All commonly used time controls allow you to decide if you want to spend more time on this move, or save it up for later.  I think that it makes most sense to spend a little more time now, rather than saving it up, because you'd feel pretty silly if you achieved a lost position with 75% of your time left.

Another obvious suggestion is that the program think especially long the first few moves out of book.  Very often a program will come out of book in a position it doesn't understand very well, and the hope is that giving it an extra dose of time in these cases might prevent it from making an immediate decisive error.

Another place to add time is when the program is failing low.  If you've thought for several minutes about a position, and suddenly the score starts to drops for the move you plan to make, you don't want to make this move just because you've run out of time.  Spending more time, in order to try to find a better move, seems to make a lot of sense.

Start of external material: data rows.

template <int G, bool VF>
__global__ __launch_bounds__(256) void k_spmm(int32_t n, const int64_t *__restrict__ in_ptr,
                                              const int32_t *__restrict__ in_src,
                                              const double *__restrict__ in_w,
                                              const int32_t *__restrict__ row_order, int32_t nrows,
                                              const double *__restrict__ X, double *__restrict__ Y,
                                              const int32_t *__restrict__ seeds, double c1, int skip_seed_row,
                                              const double *__restrict__ w_src, double *__restrict__ Zout)
{
    constexpr int RPW = WAVE / G;
    constexpr int U = 4;
    const int tile = blockIdx.y;
    const size_t toff = (size_t)tile * (size_t)n * G;
    X += toff;
    Y += toff;
    if (VF && Zout) Zout += toff;
    const int lane = threadIdx.x & (WAVE - 1);
    const int sub = lane / G, k = lane % G;
    const int32_t my_seed = skip_seed_row ? seeds[tile * G + k] : -1;
    const int wpb = blockDim.x / WAVE;
    const int64_t nwaves = (int64_t)gridDim.x * wpb;
    for (int64_t rb = ((int64_t)blockIdx.x * wpb + threadIdx.x / WAVE) * RPW; rb < nrows; rb += nwaves * RPW) {
        const int64_t r = rb + sub;
        int32_t j = -1;
        int64_t p = 0, e = 0;
        if (r < nrows) {
            j = row_order[r];
            p = in_ptr[j];
            e = in_ptr[j + 1];
        }
        double acc = 0.0;
        for (; p + U <= e; p += U) {
            int32_t idx[U];
            double wv[U], xv[U];
#pragma unroll
            for (int u = 0; u < U; ++u) idx[u] = in_src[p + u];
#pragma unroll
            for (int u = 0; u < U; ++u) wv[u] = VF ? 0.0 : in_w[p + u];
#pragma unroll
            for (int u = 0; u < U; ++u) xv[u] = X[(size_t)idx[u] * G + k];
#pragma unroll
            for (int u = 0; u < U; ++u) {
                if (VF) {
                    acc += xv[u];
                } else {
                    double rw = c1 * xv[u];
                    acc += rw * wv[u];
                }
            }
        }
        for (; p < e; ++p) {
            if (VF) {
                acc += X[(size_t)in_src[p] * G + k];
            } else {
                double rw = c1 * X[(size_t)in_src[p] * G + k];
                acc += rw * in_w[p];
            }
        }
        if (j >= 0 && j != my_seed) {
            Y[(size_t)j * G + k] = acc;
            if (VF && Zout) { const double rw = c1 * acc; Zout[(size_t)j * G + k] = rw * w_src[j]; }
        }
    }
}
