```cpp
static inline bool hnyk_fast_path(const GraphDev &g, const Knobs &k) {
  return !k.no_fast && !g.x86_order && !g.incremental && g.metric >= 0 && g.metric < 7 && g.M0 <= 64u;
}
struct WalkForm {
  int sp;
  bool big_eps;
  bool reader;
  int rc;
  int waves_per_simd;
};
static inline WalkForm hnyk_walk_form(const GraphDev &g, const WalkArgs &a, LaunchShape s, const Knobs &k) {
  WalkForm f{0, a.eps_cap > 64, false, 0, 0};
  if (hnyk_fast_path(g, k) && a.eps_cap <= 64 && !a.res_global) {
    f.sp = g.metric + 1;
    f.reader = a.reader_mode != 0;
// ... 95 lines not shown
hipError_t hnyk_exact_topk(const GraphDev &g, const ExactArgs &a, hipStream_t st);
hipError_t hnyk_exact_tile_masks(const ExactArgs &a, hipStream_t st);
struct RangeArgs {
  const float *scores;
  u32 score_stride;
  u32 nq;
  u32 slab_base, slab_n;
  const u32 *mask;
  const float *radius;
  u64 *count;
  u64 *keys;
  const u32 *seg;
  u32 *cursor;
};
hipError_t hnyk_range_count(const RangeArgs &a, hipStream_t st);
hipError_t hnyk_range_emit(const RangeArgs &a, hipStream_t st);
hipError_t hnyk_range_sort(void *temp, size_t &temp_bytes, u64 *keys, u64 *other, u32 n, u32 n_seg, const u32 *seg,
                           u64 **sorted, hipStream_t st);
hipError_t hnyk_range_finish(const u64 *keys, u32 n, const u32 *item_ids, u32 *ids, u32 *dist_bits, hipStream_t st);
hipError_t hnyk_emit(const GraphDev &g, const EmitArgs &a, hipStream_t st);
hipError_t hnyk_segments(const u64 *keys, u32 n_ops, u32 *seg_start, u32 *n_seg, hipStream_t st);
hipError_t hnyk_apply(const GraphDev &g, const ApplyArgs &a, LaunchShape s, const ApplyForm &f, int grid, hipStream_t st);
hipError_t hnyk_apply_append(const GraphDev &g, const ApplyArgs &a, hipStream_t st);
hipError_t hnyk_apply_deferred(const GraphDev &g, const ApplyArgs &a, LaunchShape s, const ApplyForm &f, StageRows sl,
                               u32 work, hipStream_t st);
hipError_t hnyk_apply_merge(const GraphDev &g, const u64 *exch, u32 n_def, u32 world, u32 rank, u32 per,
                            u32 stride, hipStream_t st);
hipError_t hnyk_sort_u32(void *temp, size_t &temp_bytes, u32 *in, u32 *out, u32 n, hipStream_t st);
hipError_t hnyk_sort_pairs(void *temp, size_t &temp_bytes, u64 *keys_in, u64 *keys_out, u64 *vals_in,
                           u64 *vals_out, u32 n, u32 begin_bit, u32 end_bit, hipStream_t st);
hipError_t hnyk_sort_pairs48(void *temp, size_t &temp_bytes, u64 *keys_in, u64 *keys_out, u64 *vals_in,
                             u64 *vals_out, u32 n, hipStream_t st);
hipError_t hnyk_iota_u64(u64 *p, u32 base, u32 n, hipStream_t st);
hipError_t hnyk_take_topk(const u64 *cand, const u32 *cand_n, u32 rcap, u32 k, u32 n, u64 *out,
                          hipStream_t st);
hipError_t hnyk_lane_selftest(u32 *out64, hipStream_t st);
hipError_t hnyk_pair_distances(const GraphDev &g, const u32 *a, const u32 *b, u32 n, float *out,
                               LaunchShape s, hipStream_t st);
hipError_t hnyk_fill_u32(u32 *p, u32 v, size_t n, hipStream_t st);
hipError_t hnyk_fill_gaps_wg(const GraphDev &g, const u64 *recs, u32 n_recs, const unsigned char *deleted,
                             u32 *bitmaps, u32 words, u32 *bm, u32 maxb, u64 *keys, u64 *sorted, int SL, int grid,
                             LaunchShape s, hipStream_t st);
hipError_t hnyk_fill_gaps(const GraphDev &g, const u64 *recs, u32 n_recs, const unsigned char *deleted,
                          LaunchShape s, hipStream_t st);
hipError_t hnyk_finalize_lists(u32 *ids, u32 *cnt_out, u32 n_lists, u32 cap, hipStream_t st);
size_t hnyk_walk_lds_bytes(u32 rcap, u32 eps_cap);
#define HNY_DECL_SP(N)                                                                                         \
  hipError_t hnyk_walk_sp##N(const GraphDev &g, const WalkArgs &a, LaunchShape s, const WalkForm &f, int grid, \
                             hipStream_t st);                                                                  \
  hipError_t hnyk_prune_sp##N(const GraphDev &g, const PruneArgs &a, LaunchShape s, const PruneForm &f, int SL, \
                              int grid, hipStream_t st);                                                       \
  hipError_t hnyk_apply_sp##N(const GraphDev &g, const ApplyArgs &a, LaunchShape s, const ApplyForm &f, int SL, \
                              int grid, hipStream_t st);
HNY_DECL_SP(1) HNY_DECL_SP(2) HNY_DECL_SP(3) HNY_DECL_SP(4) HNY_DECL_SP(5) HNY_DECL_SP(6) HNY_DECL_SP(7)
#undef HNY_DECL_SP

enum { ING_F32 = 0, ING_F32_NORM = 1, ING_BINARY = 2, ING_BQ = 3 };
struct IngestArgs {
  const float *src;
  u32 src_stride, dim, cnt;
  const u32 *src_of;
  int codec;
  float hdr_const;
  const u32 *slots;
  u32 slot_base;
  unsigned char *rows;
// ... 47 lines not shown
```

### hannoy_amd/csrc/hny_kernels.hip

```cpp
#include "hny_internal.h"

#include <algorithm>
#include <cstdlib>
#include <cstring>
#ifndef HNY_PART
#define HNY_PART 0
#endif
#if HNY_PART == 0
#include <rocprim/device/device_radix_sort.hpp>
#endif

#ifdef HNY_WSYNC_BARRIER
#define WSYNC() __syncthreads()
#else
#define WSYNC()                                               \
  do {                                                        \
    __builtin_amdgcn_fence(__ATOMIC_RELEASE, "workgroup");    \
    __builtin_amdgcn_wave_barrier();                          \
    __builtin_amdgcn_fence(__ATOMIC_ACQUIRE, "workgroup");    \
  } while (0)
#endif

#ifndef HNY_RB_MERGE
#define HNY_RB_MERGE 1
// ... 4270 lines not shown
  if (!n_def || world < 2) return hipSuccess;
  hipLaunchKernelGGL(k_apply_merge, dim3(std::min<u32>(n_def, 8192u)), dim3(64), 0, st, g, exch, n_def, world,
                     rank, per, stride);
  return hipGetLastError();
}
hipError_t hnyk_sort_pairs48(void *temp, size_t &temp_bytes, u64 *keys_in, u64 *keys_out, u64 *vals_in,
                             u64 *vals_out, u32 n, hipStream_t st) {
  return rocprim::radix_sort_pairs(temp, temp_bytes, keys_in, keys_out, vals_in, vals_out, (size_t)n,
                                   0, 48, st);
}
__global__ void k_take_topk(const u64 *cand, const u32 *cand_n, u32 rcap, u32 k, u32 n, u64 *out) {
  u64 i = (u64)blockIdx.x * blockDim.x + threadIdx.x;
  if (i >= (u64)n * k) return;
  u32 q = (u32)(i / k), j = (u32)(i % k);
  out[i] = j < cand_n[q] ? cand[(size_t)q * rcap + j] : HNY_OP_INVALID;
}
hipError_t hnyk_take_topk(const u64 *cand, const u32 *cand_n, u32 rcap, u32 k, u32 n, u64 *out,
                          hipStream_t st) {
  u64 total = (u64)n * k;
  if (!total) return hipSuccess;
  hipLaunchKernelGGL(k_take_topk, dim3((unsigned)((total + 255) / 256)), dim3(256), 0, st, cand, cand_n,
                     rcap, k, n, out);
  return hipGetLastError();
}
__global__ void k_iota_u64(u64 *p, u32 base, u32 n) {
  u32 i = blockIdx.x * blockDim.x + threadIdx.x;
  if (i < n) p[i] = (u64)(base + i);
}
hipError_t hnyk_iota_u64(u64 *p, u32 base, u32 n, hipStream_t st) {
  if (!n) return hipSuccess;
  hipLaunchKernelGGL(k_iota_u64, dim3((n + 255) / 256), dim3(256), 0, st, p, base, n);
  return hipGetLastError();
}

template <int OFF>
__device__ __forceinline__ u32 lane_selftest_one(u32 v, u32 w) {
  u32 bad = 0;
  if (xshfl_u32<OFF>(v) != (u32)__shfl_xor((int)v, OFF, 64)) bad |= 1u;
  const bool hi = (threadIdx.x & OFF) != 0;
  {
    const u32 keep = hi ? w : v, send = hi ? v : w;
    if (fold_step<OFF, u32>(v, w) != keep + (u32)__shfl_xor((int)send, OFF, 64)) bad |= 2u;
  }
  {
    const float a = __uint_as_float(0x3F800000u | (v & 0x7FFFFFu)), b = __uint_as_float(0x40000000u | (w & 0x7FFFFFu));
    const float keep = hi ? b : a, send = hi ? a : b;
    const float ref = keep + __shfl_xor(send, OFF, 64);
    if (__float_as_uint(fold_step<OFF, float>(a, b)) != __float_as_uint(ref)) bad |= 4u;
    if (__float_as_uint(xshfl<OFF>(a)) != __float_as_uint(__shfl_xor(a, OFF, 64))) bad |= 8u;
  }
  const u64 q = ((u64)v << 32) | w;
  if (xshfl<OFF>(q) != (u64)__shfl_xor((long long)q, OFF, 64)) bad |= 16u;
  return bad;
}
__global__ __launch_bounds__(64) void k_lane_selftest(u32 *out) {
  const u32 v = (threadIdx.x + 1u) * 2654435761u, w = (threadIdx.x + 77u) * 40503u + 0x9E3779B9u;
  u32 bad = 0;
  bad |= lane_selftest_one<1>(v, w) << 0;
  bad |= lane_selftest_one<2>(v, w) << 5;
  bad |= lane_selftest_one<4>(v, w) << 10;
  bad |= lane_selftest_one<8>(v, w) << 15;
  bad |= lane_selftest_one<16>(v, w) << 20;
  bad |= lane_selftest_one<32>(v, w) << 25;
  out[threadIdx.x] = bad;
}
hipError_t hnyk_lane_selftest(u32 *out64, hipStream_t st) {
// ... 5 lines not shown
```

Measured before the change: 2.575 million.

## Run upper-layer descent once per level group and sort keys per batch

When a level group spans several batches, the build now runs the descend-only walk for every member of the group in a single launch. It then tags each member's locality key with its batch index and does one radix sort that gives per-batch permutations. Later batches in the group reuse the stored entry points and permutations instead of running their own descent and region ordering. This cuts the number of kernel launches and sorts. The cost is larger key and permutation buffers sized to the biggest group, a host-to-device copy of the batch starts, and extra bookkeeping that is reset whenever a partial or mismatched batch shows up.

```diff
diff --git a/hannoy_amd/csrc/hny_host.cpp b/hannoy_amd/csrc/hny_host.cpp
--- a/hannoy_amd/csrc/hny_host.cpp
+++ b/hannoy_amd/csrc/hny_host.cpp
@@ -351,6 +351,14 @@
   DevBuf<u64> d_gap_keys, d_gap_sorted;
   int gap_grid = 0;
   DevBuf<u32> d_eps0;
+  struct GroupDescent {
+    bool planned = false, done = false;
+    size_t first = 0;
+    std::vector<u32> starts;
+  } grp;
+  size_t group_cap = 0;
+  DevBuf<u32> d_geps, d_gstart;
+  DevBuf<u64> d_gperm;
   DevBuf<u32> d_pool_retry, d_pool_retry2, d_pool_ctr;
   DevBuf<u64> d_heap_c, d_heap_r;
   uint32_t heap_grid = 0, heap_c_cap = 0, heap_r_cap = 0, pool_ctr_used = 0;
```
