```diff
@@ -380,6 +429,9 @@
     DenseWino4P p;
     p.x = const_cast<float*>(Pi); p.ldx = 64; p.x_bytes = (unsigned)in_bytes;
     p.H = H; p.W = W; p.tiles_x = ceil_div(W, W4TW);
+    p.tiles = dense_wino4_tiles(H, W); p.n_img = 9;
+    CIAOSR_CHECK_ARG((long)p.tiles * 9 * n_blk < 0x7FFF0000l);
+    p.items = p.tiles * 9 * n_blk;
     p.groups = 1;
     p.wf = reinterpret_cast<const float4*>(frag_wino4);
     p.nj = 8;
@@ -390,11 +442,13 @@
     CIAOSR_CHECK_ARG((size_t)36 * p.pos_stride * 16 < 0xFFFFFF00ull);
     CIAOSR_BIG_LDS(dense_wino4_f32_kernel<true>, kWino4Lds);
     ProfScope prof("head_logit_table_w4", s);
-    hipLaunchKernelGGL(dense_wino4_f32_kernel<true>, dim3(dense_wino4_tiles(H, W), 9, n_blk), dim3(256), kWino4Lds, s, p);
+    hipLaunchKernelGGL(dense_wino4_f32_kernel<true>, dim3(wino4_grid(p.items)), dim3(256), kWino4Lds, s, p);
     return launch_status("wino4_table_f32");
 }
 
 }
+
+extern "C" int ciaosr_dev_wino4_grid_cap(int cap) { return ciaosr::g_wino4_grid_cap.exchange(cap > 0 ? cap : 0); }
 
 #ifdef CIAOSR_PROBE
 extern "C" int ciaosr_debug_probe_w4_read(unsigned long long* host, int n_words) {
diff --git a/include/ciaosr_hip.h b/include/ciaosr_hip.h
--- a/include/ciaosr_hip.h
+++ b/include/ciaosr_hip.h
@@ -32,6 +32,8 @@
 int ciaosr_prof_collect(void);
 int ciaosr_prof_get(const char* kernel, double* total_ms , long* launches );
 int ciaosr_prof_names(char* buf , int buflen);
+
+int ciaosr_dev_wino4_grid_cap(int cap);
 
 #define CIAOSR_HEAD_STAGED 1
 #define CIAOSR_HEAD_TABLE_GEMM 4
```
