template <int LAYER>
__device__ __forceinline__ void edge_fix_boundary(const EdgeFixArgs& a, int ft_b, int R, int b, int t, int uf, int k) {
  constexpr TcConvSpec L = tc_spec(LAYER);
  const int e = ft_b - 1;
  if constexpr (LAYER == 0) {
    const float* lo = a.o.edge + (size_t)(e * 2 + 0) * L.edge_per_side() * a.edge_rows + R;
    const float* hi = a.o.edge + (size_t)(e * 2 + 1) * L.edge_per_side() * a.edge_rows + R;
    float fx[4];
#pragma unroll
    for (int q = 0; q < 4; ++q)
      fx[q] = sigmoidf_fast((lo[(size_t)q * a.edge_rows] + hi[(size_t)q * a.edge_rows]) + a.bias2);
    float va[8], vb[8];
#pragma unroll
    for (int q = 0; q < 6; ++q) {
      va[q] = hi[(size_t)(4 + q) * a.edge_rows];
      vb[2 + q] = lo[(size_t)(4 + q) * a.edge_rows];
    }
    va[6] = fx[0], va[7] = fx[1], vb[0] = fx[2], vb[1] = fx[3];
    __nv_bfloat16* chl = a.o.chl + ((size_t)a.o.chl_lead + (size_t)b * a.o.chl_rpw + t) * 8;
    const size_t plane = (size_t)a.o.chl_chunks * a.o.chl_rows * 8;
#pragma unroll
    for (int c = 0; c < 2; ++c) {
      const int chunk = 2 * ft_b - 1 + c;
      const float(&v)[8] = c ? vb : va;
      store_split8(v, chl, (size_t)chunk * a.o.chl_rows * 8, plane);
      const float4 x0 = make_float4(v[0], v[1], v[2], v[3]), x1 = make_float4(v[4], v[5], v[6], v[7]);
      if (a.o.raw) {
        float4* d = reinterpret_cast<float4*>(a.o.raw + ((size_t)chunk * a.o.raw_rows + (size_t)b * kFrames + t) * 8);
        d[0] = x0, d[1] = x1;
// ... 9 lines not shown
  if (f < 0 || f >= L.WOUT) return;
  float x = (a.o.edge[((size_t)(e * 2 + 0) * L.edge_per_side() + k) * a.edge_rows + R] +
             a.o.edge[((size_t)(e * 2 + 1) * L.edge_per_side() + k) * a.edge_rows + R]) + a.bias2;
  if (a.o.note_raw) {
#pragma unroll
    for (int dt = 0; dt < 3; ++dt)
#pragma unroll
      for (int df = 0; df < 3; ++df) {
        const int tt = t + dt - 1, ff = f + df - 1;
        if ((unsigned)tt < (unsigned)kFrames && (unsigned)ff < (unsigned)kPitches)
          x = fmaf(__ldg(a.o.note_raw + (size_t)ff * a.o.raw_rows + (size_t)b * kFrames + tt), a.note_w[dt * 3 + df], x);
      }
  }
  const float v = sigmoidf_fast(x);
  if (a.o.raw) a.o.raw[(size_t)f * a.o.raw_rows + (size_t)b * kFrames + t] = v;
  if (uf >= 0) a.o.unwrapped[(size_t)f * a.o.frame_stride + uf] = v;
}

template <int LAYER>
__global__ void edge_fix_kernel(const EdgeFixArgs a) {
  constexpr TcConvSpec L = tc_spec(LAYER);
  const long long idx = (long long)blockIdx.x * blockDim.x + threadIdx.x;
  if (idx >= (long long)a.n_rows * kEdgeThreads<LAYER>) return;
  const int R = (int)(idx % a.n_rows);
  const int k = (int)(idx / a.n_rows);
  const int b = R / L.rows_per_window, t = R - b * L.rows_per_window;
  if (b >= a.n_windows || t >= kFrames) return;
  int uf = -1;
  if (a.o.ud) {
    const UnwrapDesc u = a.o.ud[b];
    const int tt = t - kOverlapHalf;
    if ((unsigned)tt < (unsigned)max(u.rows, 0)) uf = (int)(u.dst_base + tt);
  }
  for (uint32_t m = a.edges; m; m &= m - 1) edge_fix_boundary<LAYER>(a, __ffs(m) - 1, R, b, t, uf, k);
}
int tc_rows_total(int n_windows, int rows_per_window) {
  return n_windows * rows_per_window + tc::kMTile + 16;
}

int tc_setup() {
  using namespace tc;
  cudaError_t e = cudaFuncSetAttribute(conv_tc_kernel<0, false>, cudaFuncAttributeMaxDynamicSharedMemorySize, tc_smem(0, false).total());
  if (e == cudaSuccess) e = cudaFuncSetAttribute(conv_tc_kernel<1, true>, cudaFuncAttributeMaxDynamicSharedMemorySize, tc_smem(1, true).total());
  if (e == cudaSuccess) e = cudaFuncSetAttribute(conv_tc_kernel<2, true>, cudaFuncAttributeMaxDynamicSharedMemorySize, tc_smem(2, true).total());
  if (e == cudaSuccess) e = cudaFuncSetAttribute(conv_tc_kernel<0, true>, cudaFuncAttributeMaxDynamicSharedMemorySize, tc_smem(0, true).total());
  return e == cudaSuccess ? 0 : -1;
}

void launch_lognorm_split(const float* y, const unsigned int* minmax, const float* bn, __nv_bfloat16* dst,
                          const TcConvSpec& sp, int n_windows, int rows_stride, cudaStream_t st) {
  const int rows_used = tc_rows_total(n_windows, sp.rows_per_window);
  const long long cells = (long long)rows_used * (sp.chunks8 / 2);
  lognorm_split_kernel<<<(unsigned)((cells + 255) / 256), 256, 0, st>>>(y, minmax, bn, dst, n_windows, rows_used, rows_stride,
                                                                       sp.chunks8, sp.rows_per_window, sp.lead_rows);
}

size_t tc_edge_floats(const TcConvSpec& sp, int n_windows) {
  const int ms = tc::kMTile - (sp.KH2 - 1);
  const int n_mtiles = (n_windows * sp.rows_per_window + ms - 1) / ms;
  return (size_t)(sp.n_ft() - 1) * 2 * sp.edge_per_side() * ((size_t)n_mtiles * ms);
}

template <int LAYER, bool FUSED>
static void launch_layer(const TcArgs& a, const EdgeFixArgs& ef, int grid, cudaStream_t st) {
  conv_tc_kernel<LAYER, FUSED><<<grid, tc::kThreads, tc::tc_smem(LAYER, FUSED).total(), st>>>(a);
  if (FUSED) {
    const long long total = (long long)ef.n_rows * kEdgeThreads<LAYER>;
    edge_fix_kernel<LAYER><<<(unsigned)((total + 255) / 256), 256, 0, st>>>(ef);
  }
}
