### heal_swin_amd/csrc/hs_gelu.h

```cpp
#pragma once
#include "hs_device.h"

namespace hs {

constexpr float kGeluP0 = -1.000002567e+00f, kGeluP1 = -1.151043788e+00f, kGeluP2 = -4.594249196e-01f, kGeluP3 = -5.234669296e-02f,
                kGeluP4 = 7.289804275e-03f, kGeluP5 = -5.021511049e-04f;
constexpr float kGeluE2 = -0.7213475204444817f;
constexpr float kGeluE0 = -1.3257480647361595f;

__device__ __forceinline__ float gelu_tail(float a) {
    float p = fmaf(kGeluP5, a, kGeluP4);
    p = fmaf(p, a, kGeluP3);
    p = fmaf(p, a, kGeluP2);
    p = fmaf(p, a, kGeluP1);
    p = fmaf(p, a, kGeluP0);
    return __builtin_amdgcn_exp2f(p);
}
__device__ __forceinline__ float gelu_f(float x) {
    const float a = fabsf(x);
    return fmaf(-a, gelu_tail(a), fmaxf(x, 0.f));
}
__device__ __forceinline__ float gelu_grad_f(float x) {
    const float h = gelu_tail(fabsf(x));
    const float e = __builtin_amdgcn_exp2f(fmaf(x * x, kGeluE2, kGeluE0));
// ... 2 lines not shown

typedef float f32x2 __attribute__((ext_vector_type(2)));
__device__ __forceinline__ f32x2 gelu_tail2(f32x2 a) {
    f32x2 p = a * kGeluP5 + kGeluP4;
    p = p * a + kGeluP3;
    p = p * a + kGeluP2;
    p = p * a + kGeluP1;
    p = p * a + kGeluP0;
    return f32x2{__builtin_amdgcn_exp2f(p.x), __builtin_amdgcn_exp2f(p.y)};
}
__device__ __forceinline__ f32x2 gelu2(f32x2 x) {
    const f32x2 a = {fabsf(x.x), fabsf(x.y)};
    const f32x2 relu = {fmaxf(x.x, 0.f), fmaxf(x.y, 0.f)};
    return relu - a * gelu_tail2(a);
}
__device__ __forceinline__ f32x2 gelu_grad2(f32x2 x) {
    const f32x2 a = {fabsf(x.x), fabsf(x.y)};
    const f32x2 w = 0.5f - gelu_tail2(a);
    const f32x2 s = (x * x) * kGeluE2 + kGeluE0;
    const f32x2 e = {__builtin_amdgcn_exp2f(s.x), __builtin_amdgcn_exp2f(s.y)};
    const f32x2 cdf = f32x2{copysignf(w.x, x.x), copysignf(w.y, x.y)} + 0.5f;
    return x * e + cdf;
}

}
```

### heal_swin_amd/ops/gemm.py

```python
import math
import os

import torch

from .. import _lib
from .._lib import check, lib, ptr, stream_ptr
from . import runtime
from .runtime import RT, _aligned, _cast_param, _defer_flag, _defer_keep, _require_gpu, _sink_buffer, _timed


OWN_GEMM = os.environ.get("HS_OWN_GEMM", "auto")


OWN_GELU_MAX_K = 4096
OWN_DGELU_MAX_K = 1024
OWN_BIAS_MAX_K = 0


class GemmTuner:
    MIN_FLOP = 1 << 33

    def __init__(self):
        self.picks = {}
        self.trials = {}
# ... 31 lines not shown
                        gemm_nt(a, w, bias32)
                    else:
                        torch.nn.functional.linear(a, w, bias16)
                    e1.record()
                    e1.synchronize()
                    if rep:
                        best[own] = min(best[own], e0.elapsed_time(e1))
            del sets
        self.trials[key] = (round(1e3 * best[True], 1), round(1e3 * best[False], 1))
        self.picks[key] = best[True] <= best[False]
        return self.picks[key]


GEMM_TUNE = True
GEMM_TUNER = GemmTuner()


def own_gemm_ok(epi, n, k, dtype, k2=0, m=None):
    if dtype != torch.bfloat16 or OWN_GEMM == "0" or k % 8 or k2 % 8 or n % 8 or n < 16:
        return False
    if OWN_GEMM == "1" or RT.prefer_own_gemm:
        return True
    kk = k + k2
    if epi == _lib.HS_EPI_DGELU:
        return kk <= OWN_DGELU_MAX_K
    if epi == _lib.HS_EPI_GELU:
        return kk <= OWN_GELU_MAX_K
    if OWN_BIAS_MAX_K > 0:
        return kk <= OWN_BIAS_MAX_K
    if GEMM_TUNE and m is not None and k2 == 0 and torch.cuda.is_available():
        pick = GEMM_TUNER.pick(int(m), n, kk, torch.device("cuda", torch.cuda.current_device()))
        if pick is not None:
            return pick
    return kk <= 128 or n <= 128 or (n <= 256 and kk <= 256)


RESID_DGRAD_OWN = True


def own_gemm_legal(n, k, dtype):
    return dtype == torch.bfloat16 and OWN_GEMM != "0" and k % 8 == 0 and n % 8 == 0 and n >= 16


RESID_EPILOGUE = True


def gemm_nt(a2d, w, bias=None, epi=0, aux=None, a2=None, w2=None, want_c=True, drop_p=0.0, seed=0):
    w, w2, bias = _aligned(w), _aligned(w2), _aligned(bias)
    if epi != _lib.HS_EPI_GELU:
        aux = _aligned(aux)
    m, k = a2d.shape
    n = w.shape[0]
    assert a2d.stride(1) == 1 and w.stride(1) == 1 and a2d.dtype == torch.bfloat16 and w.dtype == torch.bfloat16
    c = torch.empty((m, n), dtype=torch.bfloat16, device=a2d.device) if want_c else None
    if epi == _lib.HS_EPI_GELU:
        aux = torch.empty((m, n), dtype=torch.bfloat16, device=a2d.device)
    k2 = 0 if a2 is None else a2.shape[1]
    if bias is not None and bias.dtype != torch.float32:
        bias = bias.float()
    with _timed(f"hs_gemm_nt epi={epi} m={m} n={n} k={k + k2}", a2d.device, 2 * (m * (k + k2) + n * (k + k2) + m * n * (2 if (epi and want_c) else 1)), 2 * m * n * (k + k2)):
        check(lib.hs_gemm_nt(ptr(a2d), a2d.stride(0), ptr(w), w.stride(0), k, ptr(a2), 0 if a2 is None else a2.stride(0), ptr(w2),
                             0 if w2 is None else w2.stride(0), k2, ptr(bias), ptr(c), ptr(aux), m, n, epi, float(drop_p), int(seed),
                             _lib.HS_BF16, stream_ptr(a2d.device)), "hs_gemm_nt")
    return c, aux
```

Sometimes you might want to subtract time.  Some programs instantly move once they find that they are checkmating the opponent.  Other times you might want to move more quickly if you are making an obvious recapture.

Tournament time control

The traditional tournament chess time control is X moves in Y minutes.  Some number of moves, typically 30 or 40, and some number of minutes, which can be anything.  A long club game might be 40 moves in 90 minutes.

The most obvious stab at designing a time control system involves simply dividing the time by the number of moves, and thinking for that amount of time regardless.  So, if you have 30 moves to make in 30 minutes, you think for one minute each time.  You can also keep some reserve time, or try to use more time up front.

It is very tricky to implement this properly.  Is you sometimes make instantaneous moves after pondering,  you will accumulate time.  This saved time is used on subsequent moves, so if you are not careful, you will spend more time thinking about later moves than you did about earlier ones.  If this is what you want, no problem, but this doesn't sound right to me.  I don't think that you want to spend five minutes a piece on the last four moves until time control, if you spent one minute each on the first four.

Sudden-death time control

A sudden-death time control can be handled by always considering that X moves always remain until the time control.  Let's say that you pick the number 30 as X.  You'll use about 1/30 of your remaining time on the first move.  When it's time to move again, you'll use 1/30 of the remaining time again.  This works rather well in practice.  You move faster and faster as the game goes on, which is probably what you should do anyway.

So this is a lot easier to implement than the tournament time control logic.

Fischer time control

Fischer time control implementation is very tricky.  In my own program, I set a target time that I would like to "hover" around.  If I'm above this amount of time now, I'll use the full increment and then some.  This will cause me to drift toward the hover time.  If I'm under the hover time, I use less than the full increment, so my program will tend to slowly accumulate time.

The tricky parts are selecting a hover time that makes sense given the time control, and creating a system that uses roughly the same amount of time per move.